## Records for processing
template <int LPP, int VPL, int LWORDS>
struct MedCfg {
    static constexpr int GPB = WB / LPP;
    static constexpr int PG = GPB * 16 <= WB ? 16 : WB / GPB;
    static constexpr int SEGP = GPB * PG;
    static constexpr int RW = LPP * VPL * 4;
    static constexpr int O_ROW = 0, O_W = 2 * SEGP, O_GP = 3 * SEGP, O_FL = 4 * SEGP, O_DEC = 5 * SEGP, O_BLK = 6 * SEGP,
                         O_BFL = 7 * SEGP, BCAP_ = (LWORDS - 7 * SEGP - (GPB + 1) - 16 - 4) / (RW + 3),
                         BCAP = BCAP_ > SEGP ? SEGP : BCAP_, O_BDEC = O_BFL + BCAP, O_BSLOT = O_BDEC + BCAP,
                         O_OWN = O_BSLOT + BCAP, O_MISC = O_OWN + GPB + 1, O_SUM = (O_MISC + 16 + 3) / 4 * 4,
                         WORDS = O_SUM + BCAP * RW;
    static_assert(WORDS <= LWORDS, "chain_medium: LDS layout");
    static_assert(BCAP >= 8, "chain_medium: LDS for at least 8 block sums");
};

template <int LPP, int VPL, int LWORDS>
__device__ __forceinline__ void chain_medium(const tpnet_state& S, const WPlan& P, const Chain c, int layer,
                                             uint32_t* __restrict__ lds_u) {
    using M = MedCfg<LPP, VPL, LWORDS>;
    constexpr int W = 4, F = VPL * W, U = (F == 4) ? 8 : 4;
    constexpr int GPB = M::GPB, SEGP = M::SEGP, BCAP = M::BCAP, RW = M::RW;
    static_assert(SEGP <= WB, "a thread per position");
    const int tid = threadIdx.x, g = tid / LPP, gl = tid % LPP;
    const int d = S.d, L = S.L;
    const float** p_row = reinterpret_cast<const float**>(lds_u + M::O_ROW);
    float* p_w = reinterpret_cast<float*>(lds_u + M::O_W);
    float* p_gp = reinterpret_cast<float*>(lds_u + M::O_GP);
    uint32_t* p_fl = lds_u + M::O_FL;
    float* p_dec = reinterpret_cast<float*>(lds_u + M::O_DEC);
    uint32_t* p_blk = lds_u + M::O_BLK;
    uint32_t* b_fl = lds_u + M::O_BFL;
    float* b_dec = reinterpret_cast<float*>(lds_u + M::O_BDEC);
    uint32_t* b_slot = lds_u + M::O_BSLOT;
    uint32_t* own = lds_u + M::O_OWN;
    uint32_t* misc = lds_u + M::O_MISC;
    float* bsum = reinterpret_cast<float*>(lds_u + M::O_SUM);

    float g0;
    const float* qold = chain_start(S, P, c, layer, g0);
    const bool from_table = (c.prev_ref & WREF_TABLE) != 0;
    float acc[F], srun[F];
#pragma unroll
    for (int j = 0; j < VPL; ++j) ldv<W>(g == 0 ? qold : S.p0, j * LPP + gl, &acc[j * W]);
#pragma unroll
    for (int x = 0; x < F; ++x) srun[x] = 0.0f;
    bool firstblk = false;
    float cur_dec = 1.0f;

    for (uint32_t s0 = 0; s0 < c.cnt;) {
        __syncthreads();
        const uint32_t left = c.cnt - s0 < (uint32_t)SEGP ? c.cnt - s0 : (uint32_t)SEGP;
        const uint32_t pg = (left + GPB - 1) / GPB < 2u ? 2u : (left + GPB - 1) / GPB;
        const uint32_t pos = s0 + (uint32_t)tid;
        const bool in = tid < SEGP && pos < c.cnt;
        const uint32_t jm = c.j0 + (in ? pos : 0u);
        const int32_t pv = in ? P.base.s_partner[jm] : 0;
        const float wgt = in ? P.base.s_coef[jm] : 0.0f;
        const uint32_t ref = in ? P.s_ref[jm] : 0u;
        const float glog = in ? P.s_g[jm] : 1.0f;
        const float decr = in ? P.s_dec[jm] : 1.0f;
        if (tid <= GPB) own[tid] = SEGP;
        const bool head = in && (ref & WREF_BLK_HEAD) != 0;
        const unsigned long long hm = __ballot(head);
        const int lane = tid & 63, wave = tid >> 6;
        if (lane == 0 && wave < 4) misc[2 + wave] = (uint32_t)__popcll(hm);
        __syncthreads();
        uint32_t blk = (uint32_t)__popcll(hm & ((2ull << lane) - 1ull)) - 1u;
        for (int wv = 0; wv < wave && wv < 4; ++wv) blk += misc[2 + wv];
        const bool keep = in && blk < (uint32_t)BCAP;
        if (tid < SEGP) {
            float gp;
            const float* row = partner_row(S, P, layer, pv, ref, glog, gp);
            p_row[tid] = row;
// ... 73 lines not shown
                    sb[j * W] = v4.x; sb[j * W + 1] = v4.y; sb[j * W + 2] = v4.z; sb[j * W + 3] = v4.w;
                }
                if (bf & 1u) { firstblk = true; cur_dec = b_dec[b]; }
#pragma unroll
                for (int x = 0; x < F; ++x) srun[x] = firstblk ? sb[x] : srun[x] + sb[x];
                firstblk = false;
                if (bf & 2u) {
#pragma unroll
                    for (int x = 0; x < F; ++x) {
                        acc[x] *= cur_dec;
                        acc[x] = acc[x] + srun[x];
                    }
#pragma unroll
                    for (int j = 0; j < VPL; ++j)
                        slot[j * LPP + gl] = make_float4(acc[j * W], acc[j * W + 1], acc[j * W + 2], acc[j * W + 3]);
                }
            }
        }
        __syncthreads();
        for (uint32_t b = (uint32_t)g; b < nblk; b += GPB) {
            if (b_fl[b] & 2u) {
                const float4* slot = reinterpret_cast<const float4*>(bsum + (size_t)b * RW);
                float* lrow = P.log + ((int64_t)b_slot[b] * L + (layer - 1)) * (int64_t)d;
#pragma unroll
                for (int j = 0; j < VPL; ++j) {
                    const float4 v4 = slot[j * LPP + gl];
                    const float v[4] = {v4.x, v4.y, v4.z, v4.w};
                    stv<W>(lrow, j * LPP + gl, v);
                }
            }
        }
        s0 += npos;
    }
}

constexpr int heavy_lph(int lpp, int vpl) { return lpp * vpl <= 32 ? 4 : (lpp * vpl <= 64 ? 8 : 16); }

## What the task asks
Repeat the material in full, exactly as it stands.

## The answer
template <int LPP, int VPL, int LWORDS>
struct MedCfg {
    static constexpr int GPB = WB / LPP;
    static constexpr int PG = GPB * 16 <= WB ? 16 : WB / GPB;
    static constexpr int SEGP = GPB * PG;
    static constexpr int RW = LPP * VPL * 4;
    static constexpr int O_ROW = 0, O_W = 2 * SEGP, O_GP = 3 * SEGP, O_FL = 4 * SEGP, O_DEC = 5 * SEGP, O_BLK = 6 * SEGP,
                         O_BFL = 7 * SEGP, BCAP_ = (LWORDS - 7 * SEGP - (GPB + 1) - 16 - 4) / (RW + 3),
                         BCAP = BCAP_ > SEGP ? SEGP : BCAP_, O_BDEC = O_BFL + BCAP, O_BSLOT = O_BDEC + BCAP,
                         O_OWN = O_BSLOT + BCAP, O_MISC = O_OWN + GPB + 1, O_SUM = (O_MISC + 16 + 3) / 4 * 4,
                         WORDS = O_SUM + BCAP * RW;
    static_assert(WORDS <= LWORDS, "chain_medium: LDS layout");
    static_assert(BCAP >= 8, "chain_medium: LDS for at least 8 block sums");
};

template <int LPP, int VPL, int LWORDS>
__device__ __forceinline__ void chain_medium(const tpnet_state& S, const WPlan& P, const Chain c, int layer,
                                             uint32_t* __restrict__ lds_u) {
    using M = MedCfg<LPP, VPL, LWORDS>;
    constexpr int W = 4, F = VPL * W, U = (F == 4) ? 8 : 4;
    constexpr int GPB = M::GPB, SEGP = M::SEGP, BCAP = M::BCAP, RW = M::RW;
    static_assert(SEGP <= WB, "a thread per position");
    const int tid = threadIdx.x, g = tid / LPP, gl = tid % LPP;
    const int d = S.d, L = S.L;
    const float** p_row = reinterpret_cast<const float**>(lds_u + M::O_ROW);
    float* p_w = reinterpret_cast<float*>(lds_u + M::O_W);
    float* p_gp = reinterpret_cast<float*>(lds_u + M::O_GP);
    uint32_t* p_fl = lds_u + M::O_FL;
    float* p_dec = reinterpret_cast<float*>(lds_u + M::O_DEC);
    uint32_t* p_blk = lds_u + M::O_BLK;
    uint32_t* b_fl = lds_u + M::O_BFL;
    float* b_dec = reinterpret_cast<float*>(lds_u + M::O_BDEC);
    uint32_t* b_slot = lds_u + M::O_BSLOT;
    uint32_t* own = lds_u + M::O_OWN;
    uint32_t* misc = lds_u + M::O_MISC;
    float* bsum = reinterpret_cast<float*>(lds_u + M::O_SUM);

    float g0;
    const float* qold = chain_start(S, P, c, layer, g0);
    const bool from_table = (c.prev_ref & WREF_TABLE) != 0;
    float acc[F], srun[F];
#pragma unroll
    for (int j = 0; j < VPL; ++j) ldv<W>(g == 0 ? qold : S.p0, j * LPP + gl, &acc[j * W]);
#pragma unroll
    for (int x = 0; x < F; ++x) srun[x] = 0.0f;
    bool firstblk = false;
    float cur_dec = 1.0f;

    for (uint32_t s0 = 0; s0 < c.cnt;) {
        __syncthreads();
        const uint32_t left = c.cnt - s0 < (uint32_t)SEGP ? c.cnt - s0 : (uint32_t)SEGP;
        const uint32_t pg = (left + GPB - 1) / GPB < 2u ? 2u : (left + GPB - 1) / GPB;
        const uint32_t pos = s0 + (uint32_t)tid;
        const bool in = tid < SEGP && pos < c.cnt;
        const uint32_t jm = c.j0 + (in ? pos : 0u);
        const int32_t pv = in ? P.base.s_partner[jm] : 0;
        const float wgt = in ? P.base.s_coef[jm] : 0.0f;
        const uint32_t ref = in ? P.s_ref[jm] : 0u;
        const float glog = in ? P.s_g[jm] : 1.0f;
        const float decr = in ? P.s_dec[jm] : 1.0f;
        if (tid <= GPB) own[tid] = SEGP;
        const bool head = in && (ref & WREF_BLK_HEAD) != 0;
        const unsigned long long hm = __ballot(head);
        const int lane = tid & 63, wave = tid >> 6;
        if (lane == 0 && wave < 4) misc[2 + wave] = (uint32_t)__popcll(hm);
        __syncthreads();
        uint32_t blk = (uint32_t)__popcll(hm & ((2ull << lane) - 1ull)) - 1u;
        for (int wv = 0; wv < wave && wv < 4; ++wv) blk += misc[2 + wv];
        const bool keep = in && blk < (uint32_t)BCAP;
        if (tid < SEGP) {
            float gp;
            const float* row = partner_row(S, P, layer, pv, ref, glog, gp);
            p_row[tid] = row;
// ... 73 lines not shown
                    sb[j * W] = v4.x; sb[j * W + 1] = v4.y; sb[j * W + 2] = v4.z; sb[j * W + 3] = v4.w;
                }
                if (bf & 1u) { firstblk = true; cur_dec = b_dec[b]; }
#pragma unroll
                for (int x = 0; x < F; ++x) srun[x] = firstblk ? sb[x] : srun[x] + sb[x];
                firstblk = false;
                if (bf & 2u) {
#pragma unroll
                    for (int x = 0; x < F; ++x) {
                        acc[x] *= cur_dec;
                        acc[x] = acc[x] + srun[x];
                    }
#pragma unroll
                    for (int j = 0; j < VPL; ++j)
                        slot[j * LPP + gl] = make_float4(acc[j * W], acc[j * W + 1], acc[j * W + 2], acc[j * W + 3]);
                }
            }
        }
        __syncthreads();
        for (uint32_t b = (uint32_t)g; b < nblk; b += GPB) {
            if (b_fl[b] & 2u) {
                const float4* slot = reinterpret_cast<const float4*>(bsum + (size_t)b * RW);
                float* lrow = P.log + ((int64_t)b_slot[b] * L + (layer - 1)) * (int64_t)d;
#pragma unroll
                for (int j = 0; j < VPL; ++j) {
                    const float4 v4 = slot[j * LPP + gl];
                    const float v[4] = {v4.x, v4.y, v4.z, v4.w};
                    stv<W>(lrow, j * LPP + gl, v);
                }
            }
        }
        s0 += npos;
    }
}

constexpr int heavy_lph(int lpp, int vpl) { return lpp * vpl <= 32 ? 4 : (lpp * vpl <= 64 ? 8 : 16); }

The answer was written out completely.